| MATERIAL FOR THE TASK |
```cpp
__global__ void __launch_bounds__(kSymThreads) k_add_rows(const float* __restrict__ pred,
                                                           const float* __restrict__ target,
                                                           const float* __restrict__ weight,
                                                           const float* __restrict__ points,
                                                           const float* __restrict__ symmetry, int R_cap,
                                                           const int32_t* __restrict__ num_rois_dev, int C, int P,
                                                           float margin, int norm_rows,
                                                           const int32_t* __restrict__ norm_rows_dev, int nchunk,
                                                           const int32_t* __restrict__ rcls,
                                                           const int32_t* __restrict__ sym_rows,
                                                           const int32_t* __restrict__ nsym,
                                                           int32_t* __restrict__ queue,
                                                           float* __restrict__ partial) {
  extern __shared__ __attribute__((aligned(16))) float4 gpts[];
  __shared__ float mdist[kSymGroups - 1][kPts];
  __shared__ int midx[kSymGroups - 1][kPts];
  __shared__ float red[kSymThreads / 64][5];
  __shared__ int s_imin[kPts];
  const int R = rows_of(num_rois_dev, R_cap);
  const int sym_items = *nsym * nchunk;
  const int items = sym_items + R;
  const int grp = threadIdx.x / kSymLanes, lt = threadIdx.x % kSymLanes;
  const int quarter = ((P + kSymGroups - 1) / kSymGroups + kBlk - 1) / kBlk * kBlk;
  const int c0 = grp * quarter, c1 = min(P, c0 + quarter);
  __shared__ int s_item;
  for (;;) {
  __syncthreads();
  if (threadIdx.x == 0) s_item = atomicAdd(queue, 1);
  __syncthreads();
  const int item = s_item;
  if (item >= items) break;
  if (item >= sym_items) {
    add_plain_row(item - sym_items, pred, target, points, symmetry, R, C, P, margin, norm_rows, norm_rows_dev,
                  nchunk, rcls, partial, red);
    continue;
  }
  const int nfull = P / kPts, nsym_rows = *nsym;
  int n, chunk, slot;
  if (item < nsym_rows * nfull) {
    slot = item / nfull;
    chunk = item % nfull;
  } else {
    slot = item - nsym_rows * nfull;
    chunk = nfull;
  }
  n = sym_rows[slot];
  const int PC = 4 * C;
  const int cls = rcls[n];
  float* out = partial + ((size_t)n * nchunk + chunk) * 5;
  const float* tq = target + (size_t)n * PC + 4 * cls;
  const float* pq = pred + (size_t)n * PC + 4 * cls;
  float Rg[9], Rp[9];
  quat2rot(tq[0], tq[1], tq[2], tq[3], Rg);
  const float s = pq[0], u = pq[1], v = pq[2], w = pq[3];
  quat2rot(s, u, v, w, Rp);
  const float* pts = points + (size_t)cls * P * 3;
  for (int i = threadIdx.x; i < P; i += blockDim.x) {
    const float X0 = pts[i * 3 + 0], X1 = pts[i * 3 + 1], X2 = pts[i * 3 + 2];
    gpts[i] = make_float4(Rg[0] * X0 + Rg[1] * X1 + Rg[2] * X2, Rg[3] * X0 + Rg[4] * X1 + Rg[5] * X2,
                          Rg[6] * X0 + Rg[7] * X1 + Rg[8] * X2, 0.f);
  }
  __syncthreads();
  float qx[kPPL], qy[kPPL], qz[kPPL], Xq[kPPL][3];
  int pq_[kPPL];
#pragma unroll
  for (int k = 0; k < kPPL; k++) {
    const int p = chunk * kPts + k * kSymLanes + lt;
    pq_[k] = p;
    const int pp = p < P ? p : 0;
    Xq[k][0] = pts[pp * 3 + 0]; Xq[k][1] = pts[pp * 3 + 1]; Xq[k][2] = pts[pp * 3 + 2];
    qx[k] = Rp[0] * Xq[k][0] + Rp[1] * Xq[k][1] + Rp[2] * Xq[k][2];
    qy[k] = Rp[3] * Xq[k][0] + Rp[4] * Xq[k][1] + Rp[5] * Xq[k][2];
    qz[k] = Rp[6] * Xq[k][0] + Rp[7] * Xq[k][1] + Rp[8] * Xq[k][2];
  }
  auto dist_to = [&](int k, const float4& c) {
    return (qx[k] - c.x) * (qx[k] - c.x) + (qy[k] - c.y) * (qy[k] - c.y) + (qz[k] - c.z) * (qz[k] - c.z);
  };
  float dmin[kPPL];
  int iblk[kPPL];
#pragma unroll
  for (int k = 0; k < kPPL; k++) { dmin[k] = FLT_MAX; iblk[k] = -1; }
  typedef float f2 __attribute__((ext_vector_type(2)));
  f2 px[kPPL / 2], py[kPPL / 2], pz[kPPL / 2];
#pragma unroll
  for (int h = 0; h < kPPL / 2; h++) {
// ... 15 lines not shown
        for (int j = 0; j < kBlk; j++) {
          const f2 ex = px[h] - c[j].x, ey = py[h] - c[j].y, ez = pz[h] - c[j].z;
          d[j] = ex * ex + ey * ey + ez * ez;
        }
#pragma unroll
        for (int e = 0; e < 2; e++) {
          const int k = 2 * h + e;
          float bm = fminf(d[0][e], d[1][e]);
#pragma unroll
          for (int j = 2; j < kBlk; j += 2) bm = fminf(bm, fminf(d[j][e], d[j + 1][e]));
          if (bm < dmin[k]) { dmin[k] = bm; iblk[k] = i; }
        }
      }
    }
    for (; i < c1; i++) {
      const float4 c = gpts[i];
#pragma unroll
      for (int k = 0; k < 2 * NP; k++) {
        const float d = dist_to(k, c);
        if (d < dmin[k]) { dmin[k] = d; iblk[k] = i; }
      }
    }
  };
  const int nq = min(kPts, P - chunk * kPts);
  if (nq > 2 * kSymLanes) scan(std::integral_constant<int, kPPL / 2>{});
  else scan(std::integral_constant<int, 1>{});
  if (grp > 0) {
#pragma unroll
    for (int k = 0; k < kPPL; k++) {
      mdist[grp - 1][k * kSymLanes + lt] = dmin[k];
      midx[grp - 1][k * kSymLanes + lt] = iblk[k];
    }
  }
  __syncthreads();
  if (grp == 0) {
#pragma unroll
    for (int k = 0; k < kPPL; k++) {
#pragma unroll
      for (int g = 0; g < kSymGroups - 1; g++) {
        const float d = mdist[g][k * kSymLanes + lt];
        if (d < dmin[k]) { dmin[k] = d; iblk[k] = midx[g][k * kSymLanes + lt]; }
      }
      int im = -1;
      if (iblk[k] >= 0) {
        const int e = min(iblk[k] + kBlk, P);
        for (int j = iblk[k]; j < e; j++)
          if (dist_to(k, gpts[j]) == dmin[k]) { im = j; break; }
      }
      s_imin[k * kSymLanes + lt] = im;
    }
  }
  __syncthreads();
  float acc[5] = {0.f, 0.f, 0.f, 0.f, 0.f};
  for (int jj = threadIdx.x; jj < kPts; jj += blockDim.x) {
    const int p = chunk * kPts + jj;
    if (p >= P) continue;
    const int im = s_imin[jj] < 0 ? p : s_imin[jj];
    const float X0 = pts[p * 3 + 0], X1 = pts[p * 3 + 1], X2 = pts[p * 3 + 2];
    const float x1 = Rp[0] * X0 + Rp[1] * X1 + Rp[2] * X2;
    const float y1 = Rp[3] * X0 + Rp[4] * X1 + Rp[5] * X2;
    const float z1 = Rp[6] * X0 + Rp[7] * X1 + Rp[8] * X2;
    const float4 cm = gpts[im];
    const int Rn = norm_rows_dev ? *norm_rows_dev : (norm_rows > 0 ? norm_rows : R);
    const float bn = (float)(Rn * P), rbn = 1.f / bn;
    const double ln = 2.0 * (double)Rn * (double)P, rln = 1.0 / ln;
    add_point_terms(X0, X1, X2, x1, y1, z1, cm.x, cm.y, cm.z, s, u, v, w, margin, bn, rbn, ln, rln, acc);
  }
#pragma unroll
  for (int q = 0; q < 5; q++) acc[q] = pcnn::wave_sum(acc[q]);
  if (pcnn::lane_id() == 0)
    for (int q = 0; q < 5; q++) red[threadIdx.x >> 6][q] = acc[q];
  __syncthreads();
  if (threadIdx.x < 5) {
    float t = 0.f;
    for (int i = 0; i < kSymThreads / 64; i++) t += red[i][threadIdx.x];
    out[threadIdx.x] = t;
  }
  __syncthreads();
  }
}

__global__ void __launch_bounds__(1024) k_add_prep(const float* __restrict__ weight, const float* __restrict__ symmetry,
                                                    int R_cap, const int32_t* __restrict__ num_rois_dev, int C,
                                                    int32_t* __restrict__ rcls, int32_t* __restrict__ sym_rows,
                                                    int32_t* __restrict__ nsym, int32_t* __restrict__ queue) {
  __shared__ int wcount[16];
  __shared__ int base;
  const int R = rows_of(num_rois_dev, R_cap);
  const int lane = pcnn::lane_id(), wave = threadIdx.x >> 6;
  if (threadIdx.x == 0) base = 0;
  __syncthreads();
  for (int n0 = 0; n0 < R; n0 += blockDim.x) {
    const int n = n0 + threadIdx.x;
    int cls = -1;
    if (n < R) {
      cls = row_class(weight, n, C);
      rcls[n] = cls;
    }
    const bool sym = n < R && cls >= 0 && symmetry[cls] > 0;
    const uint64_t m = __ballot(sym);
    if (lane == 0) wcount[wave] = __popcll(m);
    __syncthreads();
    int off = base;
    for (int w = 0; w < wave; w++) off += wcount[w];
    if (sym) sym_rows[off + __popcll(m & pcnn::lanemask_lt())] = n;
    __syncthreads();
    if (threadIdx.x == 0) {
      int t = 0;
      for (int w = 0; w < (int)(blockDim.x >> 6); w++) t += wcount[w];
      base += t;
    }
    __syncthreads();
  }
  if (threadIdx.x == 0) {
    *nsym = base;
    *queue = 0;
  }
}

__device__ __forceinline__ void fold_row(int n, int nchunk, const float* __restrict__ partial, int lane, float* s) {
#pragma unroll
  for (int q = 0; q < 5; q++) s[q] = 0.f;
  for (int k = lane; k < nchunk; k += 64)
    for (int q = 0; q < 5; q++) s[q] += partial[((size_t)n * nchunk + k) * 5 + q];
#pragma unroll
  for (int q = 0; q < 5; q++) s[q] = pcnn::wave_sum(s[q]);
}

__device__ __forceinline__ void finish_row(int n, int R, int C, int nchunk, const int32_t* __restrict__ rcls,
                                           const float* __restrict__ partial, float* __restrict__ row_loss,
                                           float* __restrict__ bottom_diff, int lane) {
  if (n >= R) return;
  const int cls = rcls[n];
  float s[5];
  fold_row(n, nchunk, partial, lane, s);
  const int PC = 4 * C;
  for (int col = lane; col < PC; col += 64) {
    float vv = 0.f;
    if (cls >= 0 && col >= 4 * cls && col < 4 * cls + 4) vv = s[1 + col - 4 * cls];
// ... 67 lines not shown

__global__ void k_add_bwd_rows(const float* __restrict__ top_diff, const float* __restrict__ bottom_diff,
                               const int32_t* __restrict__ num_rois_dev, int R_cap, int row_len,
                               float* __restrict__ out) {
  const float g = top_diff[0];
  const int n = rows_of(num_rois_dev, R_cap) * row_len;
  for (int i = blockIdx.x * blockDim.x + threadIdx.x; i < n; i += gridDim.x * blockDim.x) out[i] = g * bottom_diff[i];
}

}

extern "C" int pcnn_div_rn_check(const float* x, float b, int n, int dbl, float* out, void* stream) {
  PCNN_REQUIRE(x && out && n >= 0 && b != 0.f);
  if (n == 0) return PCNN_OK;
  hipLaunchKernelGGL(k_div_rn_check, dim3((n + 255) / 256), dim3(256), 0, (hipStream_t)stream, x, b, n, dbl, out);
  PCNN_CHECK_LAUNCH();
  return PCNN_OK;
}

struct AddWs {
  float* partial;
  int32_t *rcls, *sym_rows, *nsym, *queue;
  float* row_loss;
};
static AddWs add_carve(void* workspace, int R_cap, int P, size_t* bytes) {
  const int nchunk = (P + kPts - 1) / kPts;
  const size_t R = (size_t)(R_cap > 0 ? R_cap : 1);
  pcnn::Carve cv(workspace);
  AddWs w;
  w.partial = cv.take<float>(R * nchunk * 5);
  w.rcls = cv.take<int32_t>(R);
  w.sym_rows = cv.take<int32_t>(R);
  w.nsym = cv.take<int32_t>(1);
  w.queue = cv.take<int32_t>(1);
  w.row_loss = cv.take<float>(R);
  if (bytes) *bytes = cv.off + 256;
  return w;
}

extern "C" size_t pcnn_add_loss_workspace_size(int R_cap, int C, int P) {
  (void)C;
  size_t b = 0;
  (void)add_carve(nullptr, R_cap, P, &b);
  return b;
}

static void add_launch_prep(const AddWs& w, const float* weight, const float* symmetry, int R_cap,
                            const int32_t* num_rois_dev, int C, hipStream_t st) {
  hipLaunchKernelGGL(k_add_prep, dim3(1), dim3(1024), 0, st, weight, symmetry, R_cap, num_rois_dev, C, w.rcls,
                     w.sym_rows, w.nsym, w.queue);
}

static void add_launch_rows(const AddWs& w, const float* pred, const float* target, const float* weight,
                            const float* points, const float* symmetry, int R_cap, const int32_t* num_rois_dev,
                            int C, int P, float margin, int loss_norm_rows, const int32_t* loss_norm_rows_dev,
                            hipStream_t st) {
  const int nchunk = (P + kPts - 1) / kPts;
  const long items = (long)R_cap * nchunk + R_cap;
  const int grid = (int)(items < ADD_GRID ? items : ADD_GRID);
  hipLaunchKernelGGL(k_add_rows, dim3(grid), dim3(kSymThreads), (size_t)P * sizeof(float4), st, pred, target,
                     weight, points, symmetry, R_cap, num_rois_dev, C, P, margin, loss_norm_rows,
                     loss_norm_rows_dev, nchunk, w.rcls, w.sym_rows, w.nsym, w.queue, w.partial);
}

static int add_loss_fwd(const float* pred, const float* target, const float* weight, const float* points,
                        const float* symmetry, int R_cap, const int32_t* num_rois_dev, int C, int P, float margin,
                        int loss_norm_rows, const int32_t* loss_norm_rows_dev, float* loss, float* bottom_diff,
                        void* workspace, size_t workspace_bytes, bool prepared, void* stream) {
  PCNN_REQUIRE(pred && target && weight && points && symmetry && loss && bottom_diff && workspace);
  PCNN_REQUIRE(R_cap > 0 && C > 0 && P > 0 && P <= kMaxPointsLds);
  if (workspace_bytes < pcnn_add_loss_workspace_size(R_cap, C, P)) return PCNN_ECAPACITY;
  hipStream_t st = (hipStream_t)stream;
  const int nchunk = (P + kPts - 1) / kPts;
  const AddWs w = add_carve(workspace, R_cap, P, nullptr);
  if (!prepared) add_launch_prep(w, weight, symmetry, R_cap, num_rois_dev, C, st);
  add_launch_rows(w, pred, target, weight, points, symmetry, R_cap, num_rois_dev, C, P, margin, loss_norm_rows,
                  loss_norm_rows_dev, st);
  hipLaunchKernelGGL(k_add_finish_rows, dim3((R_cap + 3) / 4), dim3(256), 0, st, R_cap, num_rois_dev, C, nchunk,
                     w.rcls, w.partial, w.row_loss, bottom_diff);
  hipLaunchKernelGGL(k_add_total, dim3(1), dim3(1024), 0, st, R_cap, num_rois_dev, w.row_loss, loss);
  PCNN_CHECK_LAUNCH();
  return PCNN_OK;
}

extern "C" int pcnn_add_loss_fwd(const float* pred, const float* target, const float* weight, const float* points,
                                 const float* symmetry, int R_cap, const int32_t* num_rois_dev, int C, int P,
                                 float margin, int loss_norm_rows, const int32_t* loss_norm_rows_dev, float* loss,
                                 float* bottom_diff, void* workspace, size_t workspace_bytes, void* stream) {
  return add_loss_fwd(pred, target, weight, points, symmetry, R_cap, num_rois_dev, C, P, margin, loss_norm_rows,
                      loss_norm_rows_dev, loss, bottom_diff, workspace, workspace_bytes, false, stream);
}

extern "C" int pcnn_add_loss_prep(const float* weight, const float* symmetry, int R_cap, const int32_t* num_rois_dev,
                                  int C, int P, void* workspace, size_t workspace_bytes, void* stream) {
  PCNN_REQUIRE(weight && symmetry && workspace && R_cap > 0 && C > 0 && P > 0 && P <= kMaxPointsLds);
  if (workspace_bytes < pcnn_add_loss_workspace_size(R_cap, C, P)) return PCNN_ECAPACITY;
  const AddWs w = add_carve(workspace, R_cap, P, nullptr);
  add_launch_prep(w, weight, symmetry, R_cap, num_rois_dev, C, (hipStream_t)stream);
  PCNN_CHECK_LAUNCH();
  return PCNN_OK;
}

extern "C" int pcnn_add_loss_fwd_prepared(const float* pred, const float* target, const float* weight,
                                          const float* points, const float* symmetry, int R_cap,
                                          const int32_t* num_rois_dev, int C, int P, float margin,
                                          int loss_norm_rows, const int32_t* loss_norm_rows_dev, float* loss,
                                          float* bottom_diff, void* workspace, size_t workspace_bytes,
// ... 53 lines not shown
```

Before: 4485.

## Use MFMA-based candidate filtering for symmetric ADD-loss nearest-point search

Replaces the brute-force nearest-neighbour scan for symmetric classes with a two-stage search. A split-bf16 MFMA pass computes approximate distances per 32-point block, keeps only blocks within a window of the per-query minimum, and then evaluates those candidates exactly in fp32 with atomicMin on packed distance-index keys. The kernel is templated on the filter path with larger blocks and more LDS, falls back to the scan when inputs are out of range or LDS is insufficient, and packs two plain rows per block. It also adds search statistics counters, at the cost of more code complexity and a dependency on the bf16 window bound holding for exactness.

```diff
diff --git a/include/posecnn_hip.h b/include/posecnn_hip.h
--- a/include/posecnn_hip.h
+++ b/include/posecnn_hip.h
@@ -81,6 +81,7 @@
                          size_t workspace_bytes, void* stream);
 
 size_t pcnn_add_loss_workspace_size(int R_cap, int C, int P);
+size_t pcnn_add_loss_stats_offset(int R_cap, int C, int P);
 
 int pcnn_add_loss_fwd(const float* pred, const float* target, const float* weight, const float* points,
                       const float* symmetry, int R_cap, const int32_t* num_rois_dev, int C, int P, float margin,
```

| PROBLEM TO SOLVE |
Select every line in the records above that contains the word "kSymGroups".

| TASK RESULT |
  __shared__ float mdist[kSymGroups - 1][kPts];
  __shared__ int midx[kSymGroups - 1][kPts];
  const int quarter = ((P + kSymGroups - 1) / kSymGroups + kBlk - 1) / kBlk * kBlk;
      for (int g = 0; g < kSymGroups - 1; g++) {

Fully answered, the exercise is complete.